• _Exercise details_
Search the entries below for the word "double", then copy each line in which it is found.

((

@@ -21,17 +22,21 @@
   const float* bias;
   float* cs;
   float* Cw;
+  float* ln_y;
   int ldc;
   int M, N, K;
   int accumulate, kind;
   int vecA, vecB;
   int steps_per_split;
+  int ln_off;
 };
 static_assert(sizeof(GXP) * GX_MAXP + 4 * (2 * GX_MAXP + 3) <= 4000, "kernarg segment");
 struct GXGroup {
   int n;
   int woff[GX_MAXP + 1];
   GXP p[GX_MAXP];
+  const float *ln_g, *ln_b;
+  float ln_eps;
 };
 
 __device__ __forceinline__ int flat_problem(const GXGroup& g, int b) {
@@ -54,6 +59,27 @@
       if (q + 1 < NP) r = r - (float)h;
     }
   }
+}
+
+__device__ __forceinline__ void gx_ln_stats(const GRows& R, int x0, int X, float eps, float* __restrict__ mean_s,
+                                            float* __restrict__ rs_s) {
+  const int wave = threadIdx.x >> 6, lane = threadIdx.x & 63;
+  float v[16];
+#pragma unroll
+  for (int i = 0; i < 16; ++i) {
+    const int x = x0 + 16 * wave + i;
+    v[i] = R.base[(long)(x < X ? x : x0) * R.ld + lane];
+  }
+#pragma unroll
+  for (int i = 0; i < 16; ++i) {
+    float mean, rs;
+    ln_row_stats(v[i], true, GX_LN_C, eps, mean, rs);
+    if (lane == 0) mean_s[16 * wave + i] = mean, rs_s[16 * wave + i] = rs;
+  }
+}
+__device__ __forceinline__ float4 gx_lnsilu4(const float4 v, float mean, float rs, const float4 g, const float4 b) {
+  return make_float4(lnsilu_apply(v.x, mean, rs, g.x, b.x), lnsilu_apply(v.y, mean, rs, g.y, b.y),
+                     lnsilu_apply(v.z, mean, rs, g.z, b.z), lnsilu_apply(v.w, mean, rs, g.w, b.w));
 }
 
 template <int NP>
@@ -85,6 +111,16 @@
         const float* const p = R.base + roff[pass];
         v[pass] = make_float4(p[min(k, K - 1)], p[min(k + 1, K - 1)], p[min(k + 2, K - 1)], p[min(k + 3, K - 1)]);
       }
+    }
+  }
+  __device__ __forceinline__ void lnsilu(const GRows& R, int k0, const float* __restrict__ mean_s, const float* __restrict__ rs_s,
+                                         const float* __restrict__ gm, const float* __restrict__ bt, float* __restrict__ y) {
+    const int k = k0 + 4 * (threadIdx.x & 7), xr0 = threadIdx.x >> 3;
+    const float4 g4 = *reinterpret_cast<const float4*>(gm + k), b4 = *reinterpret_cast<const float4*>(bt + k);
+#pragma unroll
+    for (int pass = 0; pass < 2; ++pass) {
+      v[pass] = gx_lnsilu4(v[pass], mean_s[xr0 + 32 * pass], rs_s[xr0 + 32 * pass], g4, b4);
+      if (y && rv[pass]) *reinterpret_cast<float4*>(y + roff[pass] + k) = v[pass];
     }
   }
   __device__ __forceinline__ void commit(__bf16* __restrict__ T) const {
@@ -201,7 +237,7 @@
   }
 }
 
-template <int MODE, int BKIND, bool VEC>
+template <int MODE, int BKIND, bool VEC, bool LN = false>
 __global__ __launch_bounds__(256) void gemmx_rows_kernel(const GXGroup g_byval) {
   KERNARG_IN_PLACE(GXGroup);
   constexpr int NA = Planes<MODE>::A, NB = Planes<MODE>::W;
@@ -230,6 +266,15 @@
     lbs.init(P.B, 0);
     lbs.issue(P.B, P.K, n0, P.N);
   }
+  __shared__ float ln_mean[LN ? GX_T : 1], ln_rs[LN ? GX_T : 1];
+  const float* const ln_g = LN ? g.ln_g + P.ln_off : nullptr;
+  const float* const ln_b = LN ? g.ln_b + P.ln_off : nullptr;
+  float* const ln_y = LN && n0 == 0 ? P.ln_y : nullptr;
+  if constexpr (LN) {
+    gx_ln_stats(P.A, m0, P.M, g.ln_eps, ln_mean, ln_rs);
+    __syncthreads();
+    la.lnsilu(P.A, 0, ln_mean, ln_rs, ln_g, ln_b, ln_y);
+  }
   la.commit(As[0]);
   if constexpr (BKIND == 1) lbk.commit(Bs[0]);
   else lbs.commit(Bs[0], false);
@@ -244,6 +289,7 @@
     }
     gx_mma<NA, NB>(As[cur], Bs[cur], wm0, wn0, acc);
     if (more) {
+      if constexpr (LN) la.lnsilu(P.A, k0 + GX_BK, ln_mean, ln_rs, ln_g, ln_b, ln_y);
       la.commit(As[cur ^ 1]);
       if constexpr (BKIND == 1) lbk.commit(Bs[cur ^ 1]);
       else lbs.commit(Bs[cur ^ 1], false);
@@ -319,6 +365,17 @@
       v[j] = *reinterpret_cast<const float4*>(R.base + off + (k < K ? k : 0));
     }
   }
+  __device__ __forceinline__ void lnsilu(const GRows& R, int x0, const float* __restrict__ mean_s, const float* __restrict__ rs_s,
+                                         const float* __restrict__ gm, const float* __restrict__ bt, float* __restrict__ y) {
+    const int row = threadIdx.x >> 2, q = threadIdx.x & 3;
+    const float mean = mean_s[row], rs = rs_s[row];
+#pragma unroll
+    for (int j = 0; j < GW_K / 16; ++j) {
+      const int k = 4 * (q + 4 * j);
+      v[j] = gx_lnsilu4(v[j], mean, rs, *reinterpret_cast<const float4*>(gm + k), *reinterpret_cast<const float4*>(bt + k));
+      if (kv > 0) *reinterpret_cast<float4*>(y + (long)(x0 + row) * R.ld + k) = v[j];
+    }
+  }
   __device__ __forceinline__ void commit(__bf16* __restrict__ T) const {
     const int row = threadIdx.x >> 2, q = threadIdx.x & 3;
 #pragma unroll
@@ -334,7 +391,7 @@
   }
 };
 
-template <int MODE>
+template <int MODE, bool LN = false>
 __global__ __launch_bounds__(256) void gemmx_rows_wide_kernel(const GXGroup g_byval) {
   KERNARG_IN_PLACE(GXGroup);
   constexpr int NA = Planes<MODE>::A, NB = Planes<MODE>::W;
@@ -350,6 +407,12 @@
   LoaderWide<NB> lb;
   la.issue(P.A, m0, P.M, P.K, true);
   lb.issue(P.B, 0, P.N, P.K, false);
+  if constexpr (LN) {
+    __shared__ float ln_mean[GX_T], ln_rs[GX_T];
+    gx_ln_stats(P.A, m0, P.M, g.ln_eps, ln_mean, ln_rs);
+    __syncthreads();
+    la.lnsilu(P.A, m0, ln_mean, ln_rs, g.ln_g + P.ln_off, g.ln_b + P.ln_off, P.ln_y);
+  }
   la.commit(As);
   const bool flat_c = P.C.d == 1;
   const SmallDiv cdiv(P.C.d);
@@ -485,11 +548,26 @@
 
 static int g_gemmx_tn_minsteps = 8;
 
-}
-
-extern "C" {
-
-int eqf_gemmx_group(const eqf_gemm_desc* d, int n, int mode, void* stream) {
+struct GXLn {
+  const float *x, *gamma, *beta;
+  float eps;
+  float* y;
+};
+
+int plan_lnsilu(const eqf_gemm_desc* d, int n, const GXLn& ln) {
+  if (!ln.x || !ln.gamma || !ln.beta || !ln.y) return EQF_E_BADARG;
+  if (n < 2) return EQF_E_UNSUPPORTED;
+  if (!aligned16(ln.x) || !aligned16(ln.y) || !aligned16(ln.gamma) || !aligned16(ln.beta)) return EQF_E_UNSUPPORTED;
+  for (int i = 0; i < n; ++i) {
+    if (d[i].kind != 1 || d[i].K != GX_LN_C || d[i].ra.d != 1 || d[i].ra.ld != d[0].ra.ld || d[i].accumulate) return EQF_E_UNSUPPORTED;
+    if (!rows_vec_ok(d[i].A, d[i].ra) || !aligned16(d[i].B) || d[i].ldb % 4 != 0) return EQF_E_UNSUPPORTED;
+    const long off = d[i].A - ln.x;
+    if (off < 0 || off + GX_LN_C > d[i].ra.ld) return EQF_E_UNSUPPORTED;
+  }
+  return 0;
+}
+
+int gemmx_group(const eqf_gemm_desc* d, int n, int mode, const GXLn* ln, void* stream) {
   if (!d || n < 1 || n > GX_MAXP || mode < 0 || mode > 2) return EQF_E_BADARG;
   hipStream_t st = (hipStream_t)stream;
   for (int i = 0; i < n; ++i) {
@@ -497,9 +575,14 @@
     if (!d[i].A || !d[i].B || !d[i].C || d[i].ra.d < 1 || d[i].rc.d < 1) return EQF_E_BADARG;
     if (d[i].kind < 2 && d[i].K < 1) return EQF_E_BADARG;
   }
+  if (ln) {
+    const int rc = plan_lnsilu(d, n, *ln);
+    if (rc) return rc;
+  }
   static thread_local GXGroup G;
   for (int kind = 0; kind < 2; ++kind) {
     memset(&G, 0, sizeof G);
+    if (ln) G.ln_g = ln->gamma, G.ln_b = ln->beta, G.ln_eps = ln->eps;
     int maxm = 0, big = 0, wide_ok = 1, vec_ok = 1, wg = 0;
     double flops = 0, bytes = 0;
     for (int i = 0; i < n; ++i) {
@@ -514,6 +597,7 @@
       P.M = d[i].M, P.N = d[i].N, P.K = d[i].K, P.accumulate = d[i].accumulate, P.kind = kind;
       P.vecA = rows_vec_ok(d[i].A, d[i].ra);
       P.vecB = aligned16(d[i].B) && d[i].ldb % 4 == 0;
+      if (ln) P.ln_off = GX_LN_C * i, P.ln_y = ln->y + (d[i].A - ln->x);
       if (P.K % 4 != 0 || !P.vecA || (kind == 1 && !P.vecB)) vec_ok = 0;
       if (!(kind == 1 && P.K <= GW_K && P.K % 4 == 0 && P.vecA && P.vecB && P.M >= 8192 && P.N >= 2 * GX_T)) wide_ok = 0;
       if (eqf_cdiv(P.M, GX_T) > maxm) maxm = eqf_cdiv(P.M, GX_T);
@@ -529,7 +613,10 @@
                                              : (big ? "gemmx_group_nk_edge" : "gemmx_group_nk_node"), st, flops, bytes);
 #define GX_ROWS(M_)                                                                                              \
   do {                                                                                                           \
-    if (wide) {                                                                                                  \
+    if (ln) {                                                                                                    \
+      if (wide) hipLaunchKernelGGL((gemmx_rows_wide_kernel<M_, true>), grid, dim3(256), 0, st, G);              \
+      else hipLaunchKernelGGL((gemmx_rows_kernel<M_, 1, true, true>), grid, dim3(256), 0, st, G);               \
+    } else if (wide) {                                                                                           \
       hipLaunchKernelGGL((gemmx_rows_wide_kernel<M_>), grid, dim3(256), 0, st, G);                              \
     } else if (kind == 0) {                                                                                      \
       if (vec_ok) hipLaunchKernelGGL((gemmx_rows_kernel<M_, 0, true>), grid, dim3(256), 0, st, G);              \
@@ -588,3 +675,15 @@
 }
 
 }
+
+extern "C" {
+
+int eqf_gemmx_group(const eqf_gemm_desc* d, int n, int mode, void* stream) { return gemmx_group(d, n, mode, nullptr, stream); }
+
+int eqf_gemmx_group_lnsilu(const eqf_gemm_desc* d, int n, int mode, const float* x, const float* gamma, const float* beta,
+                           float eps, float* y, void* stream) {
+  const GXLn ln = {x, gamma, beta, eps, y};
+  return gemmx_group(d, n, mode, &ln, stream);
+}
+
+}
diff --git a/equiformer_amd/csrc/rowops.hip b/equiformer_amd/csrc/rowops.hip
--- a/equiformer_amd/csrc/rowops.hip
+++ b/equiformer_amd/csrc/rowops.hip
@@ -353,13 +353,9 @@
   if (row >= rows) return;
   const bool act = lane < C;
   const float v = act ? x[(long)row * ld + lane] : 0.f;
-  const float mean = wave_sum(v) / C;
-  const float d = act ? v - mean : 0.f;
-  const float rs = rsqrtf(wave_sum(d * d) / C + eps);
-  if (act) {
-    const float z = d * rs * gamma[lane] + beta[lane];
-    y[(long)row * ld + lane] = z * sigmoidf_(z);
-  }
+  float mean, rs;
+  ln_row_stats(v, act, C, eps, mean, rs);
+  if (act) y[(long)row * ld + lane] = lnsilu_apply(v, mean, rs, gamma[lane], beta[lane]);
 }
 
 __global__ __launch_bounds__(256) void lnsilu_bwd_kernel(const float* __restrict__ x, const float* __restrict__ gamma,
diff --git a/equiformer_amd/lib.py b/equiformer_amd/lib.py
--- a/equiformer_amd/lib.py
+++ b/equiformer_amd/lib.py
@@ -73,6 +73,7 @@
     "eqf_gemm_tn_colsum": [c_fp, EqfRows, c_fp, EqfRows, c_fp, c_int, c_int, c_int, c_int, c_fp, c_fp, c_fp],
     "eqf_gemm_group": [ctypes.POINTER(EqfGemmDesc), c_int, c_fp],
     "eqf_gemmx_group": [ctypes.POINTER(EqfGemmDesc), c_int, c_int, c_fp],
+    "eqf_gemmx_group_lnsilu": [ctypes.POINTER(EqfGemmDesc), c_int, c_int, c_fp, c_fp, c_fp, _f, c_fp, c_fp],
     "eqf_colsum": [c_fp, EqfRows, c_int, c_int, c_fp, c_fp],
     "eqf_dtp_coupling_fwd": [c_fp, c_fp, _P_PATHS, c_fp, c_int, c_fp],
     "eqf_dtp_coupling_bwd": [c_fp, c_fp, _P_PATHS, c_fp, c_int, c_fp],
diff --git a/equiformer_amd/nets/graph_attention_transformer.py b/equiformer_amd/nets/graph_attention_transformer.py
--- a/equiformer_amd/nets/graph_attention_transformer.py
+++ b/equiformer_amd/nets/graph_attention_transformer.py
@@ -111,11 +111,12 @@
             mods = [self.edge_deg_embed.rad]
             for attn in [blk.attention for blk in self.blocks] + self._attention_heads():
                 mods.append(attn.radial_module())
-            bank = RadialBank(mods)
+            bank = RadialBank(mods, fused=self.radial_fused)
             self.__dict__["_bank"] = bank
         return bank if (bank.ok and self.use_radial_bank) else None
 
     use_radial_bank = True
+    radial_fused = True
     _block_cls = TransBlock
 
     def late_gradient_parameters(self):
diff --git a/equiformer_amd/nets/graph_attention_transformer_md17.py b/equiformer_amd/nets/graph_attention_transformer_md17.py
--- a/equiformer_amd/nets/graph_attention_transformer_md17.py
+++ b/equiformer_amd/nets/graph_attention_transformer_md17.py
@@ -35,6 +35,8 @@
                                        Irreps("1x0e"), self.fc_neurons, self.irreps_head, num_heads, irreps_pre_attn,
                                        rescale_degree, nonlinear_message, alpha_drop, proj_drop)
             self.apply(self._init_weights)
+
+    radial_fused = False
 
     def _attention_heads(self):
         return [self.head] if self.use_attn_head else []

))
((

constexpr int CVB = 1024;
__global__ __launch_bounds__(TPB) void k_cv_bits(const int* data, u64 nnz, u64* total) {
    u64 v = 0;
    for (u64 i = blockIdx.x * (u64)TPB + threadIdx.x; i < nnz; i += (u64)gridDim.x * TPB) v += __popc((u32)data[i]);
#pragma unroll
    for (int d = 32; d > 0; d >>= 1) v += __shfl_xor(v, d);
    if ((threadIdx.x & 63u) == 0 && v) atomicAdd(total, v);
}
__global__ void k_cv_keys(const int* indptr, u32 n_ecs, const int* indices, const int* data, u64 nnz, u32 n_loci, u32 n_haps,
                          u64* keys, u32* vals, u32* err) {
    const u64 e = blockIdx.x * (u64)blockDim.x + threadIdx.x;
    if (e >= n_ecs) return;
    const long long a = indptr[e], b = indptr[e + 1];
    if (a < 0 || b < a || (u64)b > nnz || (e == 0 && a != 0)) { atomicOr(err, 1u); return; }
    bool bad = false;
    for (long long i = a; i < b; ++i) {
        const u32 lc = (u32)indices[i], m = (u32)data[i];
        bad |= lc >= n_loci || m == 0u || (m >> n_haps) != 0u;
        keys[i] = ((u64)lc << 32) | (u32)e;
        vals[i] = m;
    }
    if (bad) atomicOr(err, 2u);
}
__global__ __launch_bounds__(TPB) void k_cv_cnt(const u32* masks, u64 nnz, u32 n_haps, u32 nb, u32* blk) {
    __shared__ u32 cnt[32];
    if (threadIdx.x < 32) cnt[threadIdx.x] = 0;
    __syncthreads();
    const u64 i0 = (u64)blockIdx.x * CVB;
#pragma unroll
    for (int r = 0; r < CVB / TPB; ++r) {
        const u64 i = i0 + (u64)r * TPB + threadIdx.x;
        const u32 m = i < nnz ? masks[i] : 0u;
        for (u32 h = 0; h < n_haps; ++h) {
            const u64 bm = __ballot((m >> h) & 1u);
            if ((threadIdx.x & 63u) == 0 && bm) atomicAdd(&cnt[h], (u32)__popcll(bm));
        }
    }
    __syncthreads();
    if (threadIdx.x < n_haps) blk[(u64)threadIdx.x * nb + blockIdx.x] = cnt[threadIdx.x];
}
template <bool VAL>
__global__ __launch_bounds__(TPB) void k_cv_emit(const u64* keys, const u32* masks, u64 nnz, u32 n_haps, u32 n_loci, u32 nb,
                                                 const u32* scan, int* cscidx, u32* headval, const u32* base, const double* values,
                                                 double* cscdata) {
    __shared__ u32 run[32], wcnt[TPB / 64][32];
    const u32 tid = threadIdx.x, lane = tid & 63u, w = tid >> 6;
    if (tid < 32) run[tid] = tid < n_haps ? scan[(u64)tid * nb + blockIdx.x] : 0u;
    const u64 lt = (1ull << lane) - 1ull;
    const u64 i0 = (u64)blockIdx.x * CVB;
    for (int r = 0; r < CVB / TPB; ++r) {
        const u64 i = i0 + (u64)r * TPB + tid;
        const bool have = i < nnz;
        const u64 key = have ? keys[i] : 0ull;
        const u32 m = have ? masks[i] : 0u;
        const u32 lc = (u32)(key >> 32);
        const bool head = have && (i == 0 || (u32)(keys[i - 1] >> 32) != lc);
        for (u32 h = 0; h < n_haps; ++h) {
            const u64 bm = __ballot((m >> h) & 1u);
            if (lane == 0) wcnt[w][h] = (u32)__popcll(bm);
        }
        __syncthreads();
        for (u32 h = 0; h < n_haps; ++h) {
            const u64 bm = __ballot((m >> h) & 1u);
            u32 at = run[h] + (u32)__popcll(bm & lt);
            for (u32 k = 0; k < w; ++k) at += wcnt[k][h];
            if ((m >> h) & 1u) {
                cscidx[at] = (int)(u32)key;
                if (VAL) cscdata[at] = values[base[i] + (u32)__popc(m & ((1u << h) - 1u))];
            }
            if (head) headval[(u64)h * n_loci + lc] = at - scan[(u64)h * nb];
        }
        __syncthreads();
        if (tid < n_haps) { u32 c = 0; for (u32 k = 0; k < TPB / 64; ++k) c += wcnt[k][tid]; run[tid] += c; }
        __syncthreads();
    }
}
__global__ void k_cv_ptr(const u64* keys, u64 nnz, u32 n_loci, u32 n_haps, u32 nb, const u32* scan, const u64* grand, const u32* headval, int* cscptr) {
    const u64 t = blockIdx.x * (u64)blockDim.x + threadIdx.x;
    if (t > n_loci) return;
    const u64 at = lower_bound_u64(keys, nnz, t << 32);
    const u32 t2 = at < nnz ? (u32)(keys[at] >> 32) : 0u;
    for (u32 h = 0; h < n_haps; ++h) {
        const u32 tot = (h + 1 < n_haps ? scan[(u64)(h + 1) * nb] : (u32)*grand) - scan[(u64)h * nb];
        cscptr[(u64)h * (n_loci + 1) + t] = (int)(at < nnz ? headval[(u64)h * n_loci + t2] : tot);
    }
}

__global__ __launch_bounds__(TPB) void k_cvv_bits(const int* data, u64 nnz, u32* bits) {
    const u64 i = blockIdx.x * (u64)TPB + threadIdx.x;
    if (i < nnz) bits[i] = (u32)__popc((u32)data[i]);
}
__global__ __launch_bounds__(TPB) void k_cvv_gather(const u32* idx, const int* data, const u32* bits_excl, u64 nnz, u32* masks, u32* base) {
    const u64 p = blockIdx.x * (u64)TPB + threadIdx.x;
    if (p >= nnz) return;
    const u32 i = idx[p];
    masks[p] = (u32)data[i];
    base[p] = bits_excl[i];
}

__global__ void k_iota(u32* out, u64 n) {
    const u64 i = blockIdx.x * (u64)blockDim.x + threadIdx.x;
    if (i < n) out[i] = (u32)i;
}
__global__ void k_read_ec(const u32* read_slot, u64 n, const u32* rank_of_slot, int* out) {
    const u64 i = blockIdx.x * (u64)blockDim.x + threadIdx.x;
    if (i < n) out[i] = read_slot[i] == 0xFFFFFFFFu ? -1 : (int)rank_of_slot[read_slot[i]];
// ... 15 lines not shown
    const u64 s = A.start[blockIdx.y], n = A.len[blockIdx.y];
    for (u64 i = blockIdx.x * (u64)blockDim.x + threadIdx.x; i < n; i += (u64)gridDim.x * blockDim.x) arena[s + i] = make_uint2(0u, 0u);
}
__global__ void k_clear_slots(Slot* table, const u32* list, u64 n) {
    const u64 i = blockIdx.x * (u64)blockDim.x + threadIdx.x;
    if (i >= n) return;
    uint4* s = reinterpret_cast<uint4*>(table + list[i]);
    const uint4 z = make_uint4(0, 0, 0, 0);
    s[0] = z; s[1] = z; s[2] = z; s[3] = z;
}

))
((

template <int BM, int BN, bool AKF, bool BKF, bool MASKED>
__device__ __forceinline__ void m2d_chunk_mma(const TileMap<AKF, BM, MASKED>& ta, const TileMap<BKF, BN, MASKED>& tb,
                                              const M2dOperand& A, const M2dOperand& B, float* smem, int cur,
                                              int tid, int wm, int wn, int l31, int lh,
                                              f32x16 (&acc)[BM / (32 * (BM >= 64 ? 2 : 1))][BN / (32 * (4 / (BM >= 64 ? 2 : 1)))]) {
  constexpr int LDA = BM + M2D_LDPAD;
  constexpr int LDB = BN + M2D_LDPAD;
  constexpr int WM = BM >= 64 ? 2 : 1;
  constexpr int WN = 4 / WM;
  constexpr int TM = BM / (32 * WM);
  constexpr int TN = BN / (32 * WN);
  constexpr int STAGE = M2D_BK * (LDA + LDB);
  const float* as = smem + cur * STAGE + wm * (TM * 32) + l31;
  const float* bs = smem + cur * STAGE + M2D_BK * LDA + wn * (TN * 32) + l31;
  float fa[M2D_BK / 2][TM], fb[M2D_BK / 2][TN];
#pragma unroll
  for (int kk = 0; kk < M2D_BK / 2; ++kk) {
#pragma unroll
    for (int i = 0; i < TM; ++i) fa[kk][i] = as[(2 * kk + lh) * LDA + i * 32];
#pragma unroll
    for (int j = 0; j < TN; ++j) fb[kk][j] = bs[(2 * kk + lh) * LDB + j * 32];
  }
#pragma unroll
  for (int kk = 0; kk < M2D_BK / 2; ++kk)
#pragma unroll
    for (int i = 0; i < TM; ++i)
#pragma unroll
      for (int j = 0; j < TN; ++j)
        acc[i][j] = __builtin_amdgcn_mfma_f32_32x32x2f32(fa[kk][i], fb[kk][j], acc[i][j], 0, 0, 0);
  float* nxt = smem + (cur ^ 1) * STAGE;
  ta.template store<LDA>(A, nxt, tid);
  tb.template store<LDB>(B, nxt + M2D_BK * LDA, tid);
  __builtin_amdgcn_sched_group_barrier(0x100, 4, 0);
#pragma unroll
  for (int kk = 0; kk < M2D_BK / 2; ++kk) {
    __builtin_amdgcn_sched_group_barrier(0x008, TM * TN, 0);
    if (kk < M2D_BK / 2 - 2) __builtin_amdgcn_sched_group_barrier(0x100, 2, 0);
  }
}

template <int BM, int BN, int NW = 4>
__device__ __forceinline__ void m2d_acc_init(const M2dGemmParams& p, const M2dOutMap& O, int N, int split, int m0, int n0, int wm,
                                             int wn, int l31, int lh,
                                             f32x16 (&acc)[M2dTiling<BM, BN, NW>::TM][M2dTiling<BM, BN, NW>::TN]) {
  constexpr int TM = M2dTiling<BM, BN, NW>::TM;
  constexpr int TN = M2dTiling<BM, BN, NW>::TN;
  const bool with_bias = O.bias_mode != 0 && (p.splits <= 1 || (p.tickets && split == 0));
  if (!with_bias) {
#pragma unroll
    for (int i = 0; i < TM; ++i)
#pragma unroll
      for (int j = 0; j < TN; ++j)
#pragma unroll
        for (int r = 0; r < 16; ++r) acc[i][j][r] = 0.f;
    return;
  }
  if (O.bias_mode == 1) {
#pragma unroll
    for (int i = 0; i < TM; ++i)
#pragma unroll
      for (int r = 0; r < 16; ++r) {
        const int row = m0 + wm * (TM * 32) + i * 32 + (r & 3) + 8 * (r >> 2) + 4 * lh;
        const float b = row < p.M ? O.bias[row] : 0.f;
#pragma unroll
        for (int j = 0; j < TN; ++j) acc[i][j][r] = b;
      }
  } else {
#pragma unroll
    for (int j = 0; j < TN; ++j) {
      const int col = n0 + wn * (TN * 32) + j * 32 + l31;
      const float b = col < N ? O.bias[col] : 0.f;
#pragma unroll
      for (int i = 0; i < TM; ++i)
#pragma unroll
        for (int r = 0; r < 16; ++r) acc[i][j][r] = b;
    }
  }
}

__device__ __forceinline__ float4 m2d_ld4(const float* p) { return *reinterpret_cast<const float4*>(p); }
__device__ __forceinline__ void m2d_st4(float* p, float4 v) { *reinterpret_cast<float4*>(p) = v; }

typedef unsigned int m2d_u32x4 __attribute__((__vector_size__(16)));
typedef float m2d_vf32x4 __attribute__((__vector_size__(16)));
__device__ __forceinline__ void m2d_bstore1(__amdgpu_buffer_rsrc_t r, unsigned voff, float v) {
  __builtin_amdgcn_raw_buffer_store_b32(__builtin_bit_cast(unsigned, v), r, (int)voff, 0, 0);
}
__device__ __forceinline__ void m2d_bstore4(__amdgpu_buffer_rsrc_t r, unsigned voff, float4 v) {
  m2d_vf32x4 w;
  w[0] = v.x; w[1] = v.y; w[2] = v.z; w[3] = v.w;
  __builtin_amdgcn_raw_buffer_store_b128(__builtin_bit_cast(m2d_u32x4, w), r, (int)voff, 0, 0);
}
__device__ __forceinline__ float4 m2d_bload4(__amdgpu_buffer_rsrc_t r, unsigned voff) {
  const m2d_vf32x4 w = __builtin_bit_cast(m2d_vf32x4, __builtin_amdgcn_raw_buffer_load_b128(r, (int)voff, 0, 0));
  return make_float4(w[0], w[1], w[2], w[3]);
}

))

• _Response to the task_
     double flops = 0, bytes = 0;
                                                 const u32* scan, int* cscidx, u32* headval, const u32* base, const double* values,
                                                 double* cscdata) {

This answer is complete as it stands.